ABOUT THIS EXERCISE — In the data, extract each line that holds the string "kChunk".

Stored data:

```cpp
int nbd_batch_plan(const int* offsets, int n_scenes, int* n_items, int* posm_rows, size_t* plan_bytes,
                   size_t* workspace_bytes);
int nbd_batch_plan_fill(const int* offsets, int n_scenes, void* plan, size_t plan_bytes);
int nbd_batch_pack_posm_f32(const int* offsets, int n_scenes, const void* plan, size_t plan_bytes, const float* pos,
                            const float* mass, float* posm, nbd_stream_t stream);
int nbd_batch_accel_f32(const int* offsets, int n_scenes, const void* plan, size_t plan_bytes, const float* pos,
                        const float* mass, const float* softening_sq, const float* g_const, float* acc_out,
                        float* posm, void* workspace, size_t workspace_bytes, nbd_stream_t stream);
int nbd_batch_leapfrog_step_f32(const int* offsets, int n_scenes, const void* plan, size_t plan_bytes, float* pos,
                                float* vel, const float* acc_in, float* acc_out, const float* mass, const float* dt_half,
                                const float* dt, const float* softening_sq, const float* g_const, float* posm,
                                void* workspace, size_t workspace_bytes, nbd_stream_t stream);
int nbd_batch_euler_step_f32(const int* offsets, int n_scenes, const void* plan, size_t plan_bytes, float* pos,
                             float* vel, float* acc_out, const float* mass, const float* dt, const float* softening_sq,
                             const float* g_const, float* posm, void* workspace, size_t workspace_bytes,
                             nbd_stream_t stream);
// ... 572 lines not shown
```

nbody-deep-sim_amd/csrc/direct_force.hip:

```cpp
#include <hip/hip_runtime.h>
#include <string.h>
#include <stdint.h>

#include <type_traits>

#include "../../include/nbd.h"
#include "direct_kernels.h"

namespace {

template <bool MASKED, int KU, bool UNI = false>
__global__ __launch_bounds__(64 * kWaves, KU == 4 ? 8 : 5) void accel_kernel(
    const f4* __restrict__ src, const SrcView sv, const f4* __restrict__ tgt,
    int n_tgt, int tgt_off, float eps2, float scale, float* __restrict__ out, int out_rows, int tile_len) {
  __shared__ f4 lds[kAccelLdsF4];
  const int tz = blockIdx.z * tile_len;
  const int t_base = blockIdx.x * kTgtPerWG;
  accel_body<KU, UNI>(src + tz, sv, std::integral_constant<bool, MASKED>{}, tgt + tz, n_tgt, tgt_off, t_base, blockIdx.y, eps2, scale, lds,
                      out + (size_t)tz * 3 + ((size_t)blockIdx.y * out_rows + t_base) * 3);
}

constexpr int kSymTile = 1024;
constexpr int kSymChunks = kSymTile / kChunk;
constexpr int kSymSlots = 16;
// ... 112 lines not shown
        const float v = (t & 1) ? v2.y : v2.x;
        float* o = o_own + t * 64 * 3 + comp;
        *o = init ? v : *o + v;
      }
    return;
  }
  __syncthreads();
  float* const mo = ldsf + (sg * 4 + tg) * 12 * 64;
#pragma unroll
  for (int t = 0; t < 4; ++t)
#pragma unroll
    for (int comp = 0; comp < 3; ++comp) {
      const f2 v2 = own[(t >> 1) * 3 + comp];
      mo[(comp * 4 + t) * 64 + lane] = (t & 1) ? v2.y : v2.x;
    }
  __syncthreads();
  if (sg != 0) return;
#pragma unroll
  for (int t = 0; t < 4; ++t)
#pragma unroll
    for (int comp = 0; comp < 3; ++comp) {
      const float* src = ldsf + tg * 12 * 64 + (comp * 4 + t) * 64 + lane;
      float v = src[0];
#pragma unroll
      for (int g = 1; g < SG; ++g) v += src[g * 4 * 12 * 64];
      float* o = o_own + t * 64 * 3 + comp;
      *o = init ? v : *o + v;
    }
}

constexpr int kSym2Pairs = kSymChunks / 2;
constexpr int kSym2T = 8;
constexpr int kSym2G = 2;

__global__ __launch_bounds__(512, 4) void accel_sym2_kernel(const f4* __restrict__ posm, int n, int m, int r0,
                                                            int n_slots, float eps2, float* __restrict__ out) {
  constexpr int kXyF = kSym2Pairs * 128 * 4;
  constexpr int kZF = kSym2Pairs * 128 * 2;
  constexpr int kReactF = 2 * 8 * 6 * 64;
  constexpr int kOwnF = 8 * 3 * kSym2T * 64;
  static_assert(kXyF + kZF + kReactF == kOwnF, "one 48-KiB LDS image");
  __shared__ f4 lds[kOwnF / 4];
  float* const ldsf = reinterpret_cast<float*>(lds);
  f4* const xy = lds;
  f2* const zz = reinterpret_cast<f2*>(ldsf + kXyF);
  float* const react = ldsf + kXyF + kZF;

  int ta, tb, slot;
  bool init;
  sym_round_match(blockIdx.x, m, r0, n_slots, ta, tb, slot, init);

  const int lane = threadIdx.x & 63;
  const int wave = __builtin_amdgcn_readfirstlane(threadIdx.x >> 6);
  const int tg = wave & 1, sg = wave >> 1;
  {
    const f4 u = posm[tb * kSymTile + wave * kChunk + lane];
    const f4 v = posm[tb * kSymTile + (wave + kSym2Pairs) * kChunk + lane];
    const f4 q = {u.x, v.x, u.y, v.y};
    const f2 z = {u.z, v.z};
    xy[wave * 128 + lane] = q; xy[wave * 128 + 64 + lane] = q;
    zz[wave * 128 + lane] = z; zz[wave * 128 + 64 + lane] = z;
  }
  const int row0 = ta * kSymTile + tg * 512 + lane;
  f2 txy[kSym2T], tzz[kSym2T / 2];
  f2 ax[kSym2T], ay[kSym2T], az[kSym2T];
#pragma unroll
  for (int t = 0; t < kSym2T; ++t) {
    const f4 q = posm[row0 + t * 64];
    txy[t] = f2{q.x, q.y};
    if (t & 1) tzz[t >> 1].y = q.z; else tzz[t >> 1].x = q.z;
    ax[t] = ay[t] = az[t] = f2{0.f, 0.f};
  }
  f2 e2 = {eps2, eps2};
  asm volatile("" : "+v"(e2));
  __syncthreads();

#pragma unroll 1
  for (int j = 0; j < 2; ++j) {
    const int p = sg * 2 + j;
    const f4* const bxy = xy + p * 128 + lane;
    const f2* const bz = zz + p * 128 + lane;
    f2 rx = {0.f, 0.f}, ry = {0.f, 0.f}, rz = {0.f, 0.f};
#pragma unroll 1
// ... 61 lines not shown
#pragma unroll
    for (int i = 0; i < 6; ++i) olda[i] = o_a[threadIdx.x + i * 512];
  }
  __syncthreads();

#pragma unroll
  for (int i = 0; i < 6; ++i) {
    const int o = threadIdx.x + i * 512;
    const int row = o / 3, comp = o - row * 3;
    const int c = row >> 6, l = row & 63, p = c & (kSym2Pairs - 1), hf = c / kSym2Pairs;
    const float* rs = react + ((p & 1) * 8 + (p >> 1) * 2) * 6 * 64 + (comp * 2 + hf) * 64 + l;
    const float v = rs[0] + rs[6 * 64];
    o_b[o] = init ? v : oldb[i] + v;
  }
  __syncthreads();
#pragma unroll
  for (int t = 0; t < kSym2T; ++t) {
    float* const mo = ldsf + ((sg * 2 + tg) * 3 * kSym2T + t) * 64 + lane;
    mo[0 * kSym2T * 64] = ax[t].x + ax[t].y;
    mo[1 * kSym2T * 64] = ay[t].x + ay[t].y;
    mo[2 * kSym2T * 64] = az[t].x + az[t].y;
  }
  __syncthreads();
#pragma unroll
  for (int i = 0; i < 6; ++i) {
    const int o = threadIdx.x + i * 512;
    const int row = o / 3, comp = o - row * 3;
    const int g = row >> 9, t = (row >> 6) & (kSym2T - 1), l = row & 63;
    const float* os = ldsf + ((g * 3 + comp) * kSym2T + t) * 64 + l;
    constexpr int kSg = 2 * 3 * kSym2T * 64;
    const float v = ((os[0] + os[kSg]) + os[2 * kSg]) + os[3 * kSg];
    o_a[o] = init ? v : olda[i] + v;
  }
}

__global__ __launch_bounds__(256) void finish_kernel(const float* __restrict__ slabs, int n_slabs,
                                                     size_t slab_stride, float g, float* __restrict__ acc,
                                                     float* __restrict__ vel, float c_kick, int n3) {
  __shared__ float part[4][64];
  const int lane = threadIdx.x & 63, w = threadIdx.x >> 6;
  const int i = blockIdx.x * 64 + lane;
  float sum = 0.f;
  if (i < n3)
    for (int s = w; s < n_slabs; s += 4) sum += slabs[s * slab_stride + i];
  part[w][lane] = sum;
  __syncthreads();
  if (w != 0 || i >= n3) return;
  const float a = __fmul_rn(g, (part[0][lane] + part[1][lane]) + (part[2][lane] + part[3][lane]));
  acc[i] = a;
  if (vel) vel[i] = __fadd_rn(vel[i], __fmul_rn(c_kick, a));
}

__global__ __launch_bounds__(256) void pack_kernel(const float* __restrict__ pos,
                                                   const float* __restrict__ mass, int n, int n_pad,
                                                   f4* __restrict__ posm) {
  const int i = blockIdx.x * 256 + threadIdx.x;
  if (i >= n_pad) return;
  f4 v = {0.f, 0.f, 0.f, 0.f};
  if (i < n) v = f4{pos[3 * i], pos[3 * i + 1], pos[3 * i + 2], mass[i]};
  posm[i] = v;
}
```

FINAL ANSWER —
constexpr int kSymChunks = kSymTile / kChunk;
    const f4 u = posm[tb * kSymTile + wave * kChunk + lane];
    const f4 v = posm[tb * kSymTile + (wave + kSym2Pairs) * kChunk + lane];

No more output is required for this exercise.